- **Your instructions**
This exercise calls for every line of the data below with the string "kHigh" in it.

- **Records for processing**
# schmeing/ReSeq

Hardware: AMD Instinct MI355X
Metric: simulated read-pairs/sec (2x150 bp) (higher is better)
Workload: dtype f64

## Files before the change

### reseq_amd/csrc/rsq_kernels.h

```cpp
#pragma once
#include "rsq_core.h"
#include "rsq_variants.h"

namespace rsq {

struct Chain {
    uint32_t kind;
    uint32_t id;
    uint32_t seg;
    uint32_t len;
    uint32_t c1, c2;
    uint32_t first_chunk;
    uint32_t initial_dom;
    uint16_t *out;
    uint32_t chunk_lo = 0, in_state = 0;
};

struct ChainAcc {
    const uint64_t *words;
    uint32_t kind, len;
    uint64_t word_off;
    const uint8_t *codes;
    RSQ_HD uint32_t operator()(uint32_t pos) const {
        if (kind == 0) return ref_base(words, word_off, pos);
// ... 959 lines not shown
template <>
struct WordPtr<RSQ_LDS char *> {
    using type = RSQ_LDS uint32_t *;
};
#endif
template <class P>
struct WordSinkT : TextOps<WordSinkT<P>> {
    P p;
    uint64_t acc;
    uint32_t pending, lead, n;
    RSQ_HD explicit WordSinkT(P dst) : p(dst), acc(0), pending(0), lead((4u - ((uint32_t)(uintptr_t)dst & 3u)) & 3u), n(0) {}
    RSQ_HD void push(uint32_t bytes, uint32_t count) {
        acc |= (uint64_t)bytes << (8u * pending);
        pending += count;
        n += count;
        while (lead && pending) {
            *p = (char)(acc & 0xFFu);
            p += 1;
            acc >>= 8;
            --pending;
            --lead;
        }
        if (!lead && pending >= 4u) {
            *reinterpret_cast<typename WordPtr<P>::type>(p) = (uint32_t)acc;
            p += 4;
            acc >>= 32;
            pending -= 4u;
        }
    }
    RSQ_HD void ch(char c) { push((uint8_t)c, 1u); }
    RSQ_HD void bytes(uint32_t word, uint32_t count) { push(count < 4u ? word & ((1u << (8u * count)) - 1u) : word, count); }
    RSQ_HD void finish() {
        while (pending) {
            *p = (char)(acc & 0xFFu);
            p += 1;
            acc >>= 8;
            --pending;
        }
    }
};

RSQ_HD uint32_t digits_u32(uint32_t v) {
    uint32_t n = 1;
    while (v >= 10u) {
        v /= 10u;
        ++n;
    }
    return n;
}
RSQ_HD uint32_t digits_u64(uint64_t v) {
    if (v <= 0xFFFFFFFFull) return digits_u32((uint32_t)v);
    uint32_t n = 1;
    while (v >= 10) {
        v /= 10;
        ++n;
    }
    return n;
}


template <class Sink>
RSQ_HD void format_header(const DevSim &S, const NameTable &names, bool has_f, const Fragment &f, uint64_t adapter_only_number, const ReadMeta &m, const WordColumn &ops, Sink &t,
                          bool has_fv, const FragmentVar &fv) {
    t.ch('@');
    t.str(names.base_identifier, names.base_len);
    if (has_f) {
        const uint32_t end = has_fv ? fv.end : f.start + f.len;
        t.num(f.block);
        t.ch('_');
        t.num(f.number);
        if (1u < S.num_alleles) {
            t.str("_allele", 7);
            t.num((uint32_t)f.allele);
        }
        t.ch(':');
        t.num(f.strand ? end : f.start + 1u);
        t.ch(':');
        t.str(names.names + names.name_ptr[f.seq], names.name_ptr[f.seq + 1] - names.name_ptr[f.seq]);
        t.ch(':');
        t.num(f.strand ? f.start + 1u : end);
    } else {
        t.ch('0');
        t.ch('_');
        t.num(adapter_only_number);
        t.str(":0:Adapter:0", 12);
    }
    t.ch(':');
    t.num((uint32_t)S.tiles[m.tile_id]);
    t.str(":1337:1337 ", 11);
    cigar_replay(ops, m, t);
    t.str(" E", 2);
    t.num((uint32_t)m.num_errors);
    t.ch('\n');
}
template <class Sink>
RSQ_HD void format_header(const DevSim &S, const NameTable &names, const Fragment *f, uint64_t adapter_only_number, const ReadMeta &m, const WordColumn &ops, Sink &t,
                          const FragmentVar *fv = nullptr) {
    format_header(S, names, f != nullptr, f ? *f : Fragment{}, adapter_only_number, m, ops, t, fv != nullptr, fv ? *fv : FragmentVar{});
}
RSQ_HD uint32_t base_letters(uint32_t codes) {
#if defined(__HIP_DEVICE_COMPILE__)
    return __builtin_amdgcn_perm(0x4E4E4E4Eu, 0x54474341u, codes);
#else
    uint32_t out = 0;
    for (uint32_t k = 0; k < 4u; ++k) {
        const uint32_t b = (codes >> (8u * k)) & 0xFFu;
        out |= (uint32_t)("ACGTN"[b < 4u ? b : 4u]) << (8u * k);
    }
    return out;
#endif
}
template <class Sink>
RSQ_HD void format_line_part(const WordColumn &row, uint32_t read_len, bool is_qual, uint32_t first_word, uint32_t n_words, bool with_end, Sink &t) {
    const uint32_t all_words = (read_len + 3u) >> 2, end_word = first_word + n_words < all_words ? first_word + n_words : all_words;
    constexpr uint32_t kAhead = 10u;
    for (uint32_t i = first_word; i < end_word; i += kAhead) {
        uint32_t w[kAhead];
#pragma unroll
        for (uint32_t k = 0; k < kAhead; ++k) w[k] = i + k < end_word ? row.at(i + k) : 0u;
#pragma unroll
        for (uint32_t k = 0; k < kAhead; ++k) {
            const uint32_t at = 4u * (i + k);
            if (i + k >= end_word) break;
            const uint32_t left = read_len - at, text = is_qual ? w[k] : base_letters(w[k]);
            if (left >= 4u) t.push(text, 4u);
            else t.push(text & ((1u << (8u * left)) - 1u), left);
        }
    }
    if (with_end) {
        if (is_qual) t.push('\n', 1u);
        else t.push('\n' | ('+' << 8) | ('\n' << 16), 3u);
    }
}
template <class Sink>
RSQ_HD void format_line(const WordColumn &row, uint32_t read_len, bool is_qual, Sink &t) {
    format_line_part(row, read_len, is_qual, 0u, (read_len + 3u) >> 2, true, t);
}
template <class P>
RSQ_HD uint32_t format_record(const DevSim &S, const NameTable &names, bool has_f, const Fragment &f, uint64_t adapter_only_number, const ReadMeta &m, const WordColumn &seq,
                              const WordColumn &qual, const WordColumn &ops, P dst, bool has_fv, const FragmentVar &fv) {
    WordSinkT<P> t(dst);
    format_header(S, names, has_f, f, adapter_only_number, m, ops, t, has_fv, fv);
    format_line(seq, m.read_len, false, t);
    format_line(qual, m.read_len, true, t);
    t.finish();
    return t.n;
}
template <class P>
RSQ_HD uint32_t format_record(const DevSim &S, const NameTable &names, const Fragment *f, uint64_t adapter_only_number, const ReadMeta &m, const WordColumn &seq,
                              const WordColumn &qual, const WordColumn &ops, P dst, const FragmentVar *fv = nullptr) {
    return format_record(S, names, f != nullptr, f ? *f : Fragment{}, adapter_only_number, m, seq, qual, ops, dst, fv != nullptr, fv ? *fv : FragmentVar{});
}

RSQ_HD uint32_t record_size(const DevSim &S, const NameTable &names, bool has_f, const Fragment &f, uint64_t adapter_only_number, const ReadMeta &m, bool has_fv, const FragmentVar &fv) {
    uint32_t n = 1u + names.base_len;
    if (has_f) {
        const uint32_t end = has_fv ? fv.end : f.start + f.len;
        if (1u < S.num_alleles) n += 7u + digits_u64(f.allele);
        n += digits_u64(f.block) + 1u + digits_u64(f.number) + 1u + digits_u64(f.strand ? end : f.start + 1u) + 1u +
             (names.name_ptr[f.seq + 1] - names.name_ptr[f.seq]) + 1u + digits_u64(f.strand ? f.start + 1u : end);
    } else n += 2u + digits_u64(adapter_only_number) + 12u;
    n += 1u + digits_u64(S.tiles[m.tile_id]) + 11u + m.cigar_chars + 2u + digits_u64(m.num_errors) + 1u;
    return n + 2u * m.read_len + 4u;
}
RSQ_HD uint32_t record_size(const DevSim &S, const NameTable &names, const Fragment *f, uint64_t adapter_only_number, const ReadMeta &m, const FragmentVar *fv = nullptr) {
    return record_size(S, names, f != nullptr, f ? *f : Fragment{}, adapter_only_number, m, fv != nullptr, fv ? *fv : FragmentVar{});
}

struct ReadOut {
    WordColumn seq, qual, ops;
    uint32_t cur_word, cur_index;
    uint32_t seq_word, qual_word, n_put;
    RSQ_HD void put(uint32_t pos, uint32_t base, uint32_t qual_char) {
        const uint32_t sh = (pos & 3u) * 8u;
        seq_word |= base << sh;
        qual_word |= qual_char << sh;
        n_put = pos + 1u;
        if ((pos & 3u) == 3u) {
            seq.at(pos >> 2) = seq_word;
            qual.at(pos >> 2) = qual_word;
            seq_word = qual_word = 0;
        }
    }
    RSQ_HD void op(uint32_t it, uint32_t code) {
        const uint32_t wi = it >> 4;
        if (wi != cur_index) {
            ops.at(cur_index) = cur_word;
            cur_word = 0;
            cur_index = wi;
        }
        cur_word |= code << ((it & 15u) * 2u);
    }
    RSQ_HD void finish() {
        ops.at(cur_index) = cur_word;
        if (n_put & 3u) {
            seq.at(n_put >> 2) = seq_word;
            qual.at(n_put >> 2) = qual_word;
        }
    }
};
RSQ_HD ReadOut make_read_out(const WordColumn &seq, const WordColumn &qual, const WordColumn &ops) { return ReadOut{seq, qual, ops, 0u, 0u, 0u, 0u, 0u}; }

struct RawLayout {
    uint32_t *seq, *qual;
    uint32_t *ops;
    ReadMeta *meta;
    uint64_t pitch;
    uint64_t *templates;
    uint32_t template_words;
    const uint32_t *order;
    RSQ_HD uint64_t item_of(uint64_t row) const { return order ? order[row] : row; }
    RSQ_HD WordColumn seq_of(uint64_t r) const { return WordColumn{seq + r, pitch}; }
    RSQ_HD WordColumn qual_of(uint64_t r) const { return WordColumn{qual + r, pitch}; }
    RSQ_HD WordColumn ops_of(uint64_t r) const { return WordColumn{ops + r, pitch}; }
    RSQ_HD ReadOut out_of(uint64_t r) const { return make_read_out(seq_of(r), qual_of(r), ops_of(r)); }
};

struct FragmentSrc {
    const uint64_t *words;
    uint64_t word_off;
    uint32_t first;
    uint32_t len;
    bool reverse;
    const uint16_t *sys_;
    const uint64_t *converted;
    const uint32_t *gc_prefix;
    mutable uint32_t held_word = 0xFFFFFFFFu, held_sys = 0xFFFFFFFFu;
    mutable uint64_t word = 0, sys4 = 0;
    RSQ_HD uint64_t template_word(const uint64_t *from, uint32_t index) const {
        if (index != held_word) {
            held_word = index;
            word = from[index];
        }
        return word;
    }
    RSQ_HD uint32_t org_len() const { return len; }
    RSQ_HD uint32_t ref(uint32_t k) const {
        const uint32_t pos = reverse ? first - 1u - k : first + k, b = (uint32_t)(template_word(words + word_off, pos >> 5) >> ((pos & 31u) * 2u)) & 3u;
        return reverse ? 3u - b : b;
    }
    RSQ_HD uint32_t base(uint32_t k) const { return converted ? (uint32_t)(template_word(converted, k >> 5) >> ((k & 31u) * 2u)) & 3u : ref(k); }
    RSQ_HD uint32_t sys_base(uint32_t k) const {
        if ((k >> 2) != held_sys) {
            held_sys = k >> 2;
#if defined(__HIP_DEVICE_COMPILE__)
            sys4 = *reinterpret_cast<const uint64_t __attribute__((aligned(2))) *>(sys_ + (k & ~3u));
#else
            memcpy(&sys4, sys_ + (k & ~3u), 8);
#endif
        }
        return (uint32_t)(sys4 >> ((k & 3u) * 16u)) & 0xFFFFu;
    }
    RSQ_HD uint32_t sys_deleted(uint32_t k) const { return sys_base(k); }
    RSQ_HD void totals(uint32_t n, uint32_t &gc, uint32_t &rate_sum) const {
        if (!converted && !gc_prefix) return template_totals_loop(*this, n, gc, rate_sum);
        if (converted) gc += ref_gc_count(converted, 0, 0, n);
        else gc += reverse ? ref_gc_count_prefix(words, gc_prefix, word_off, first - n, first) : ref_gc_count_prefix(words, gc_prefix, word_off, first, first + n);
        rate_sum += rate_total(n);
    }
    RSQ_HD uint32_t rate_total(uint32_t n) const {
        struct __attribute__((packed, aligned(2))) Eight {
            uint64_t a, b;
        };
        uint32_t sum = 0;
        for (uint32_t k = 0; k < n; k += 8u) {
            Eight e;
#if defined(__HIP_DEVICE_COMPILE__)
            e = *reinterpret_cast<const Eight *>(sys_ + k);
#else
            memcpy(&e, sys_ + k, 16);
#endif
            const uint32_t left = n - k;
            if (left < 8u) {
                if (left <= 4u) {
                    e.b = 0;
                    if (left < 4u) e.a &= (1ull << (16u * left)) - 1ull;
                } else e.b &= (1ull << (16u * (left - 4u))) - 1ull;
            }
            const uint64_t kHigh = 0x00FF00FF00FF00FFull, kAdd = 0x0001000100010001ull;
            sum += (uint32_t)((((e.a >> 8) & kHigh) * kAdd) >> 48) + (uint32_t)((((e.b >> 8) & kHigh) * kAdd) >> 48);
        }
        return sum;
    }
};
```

- **Output of the exercise**
            const uint64_t kHigh = 0x00FF00FF00FF00FFull, kAdd = 0x0001000100010001ull;
            sum += (uint32_t)((((e.a >> 8) & kHigh) * kAdd) >> 48) + (uint32_t)((((e.b >> 8) & kHigh) * kAdd) >> 48);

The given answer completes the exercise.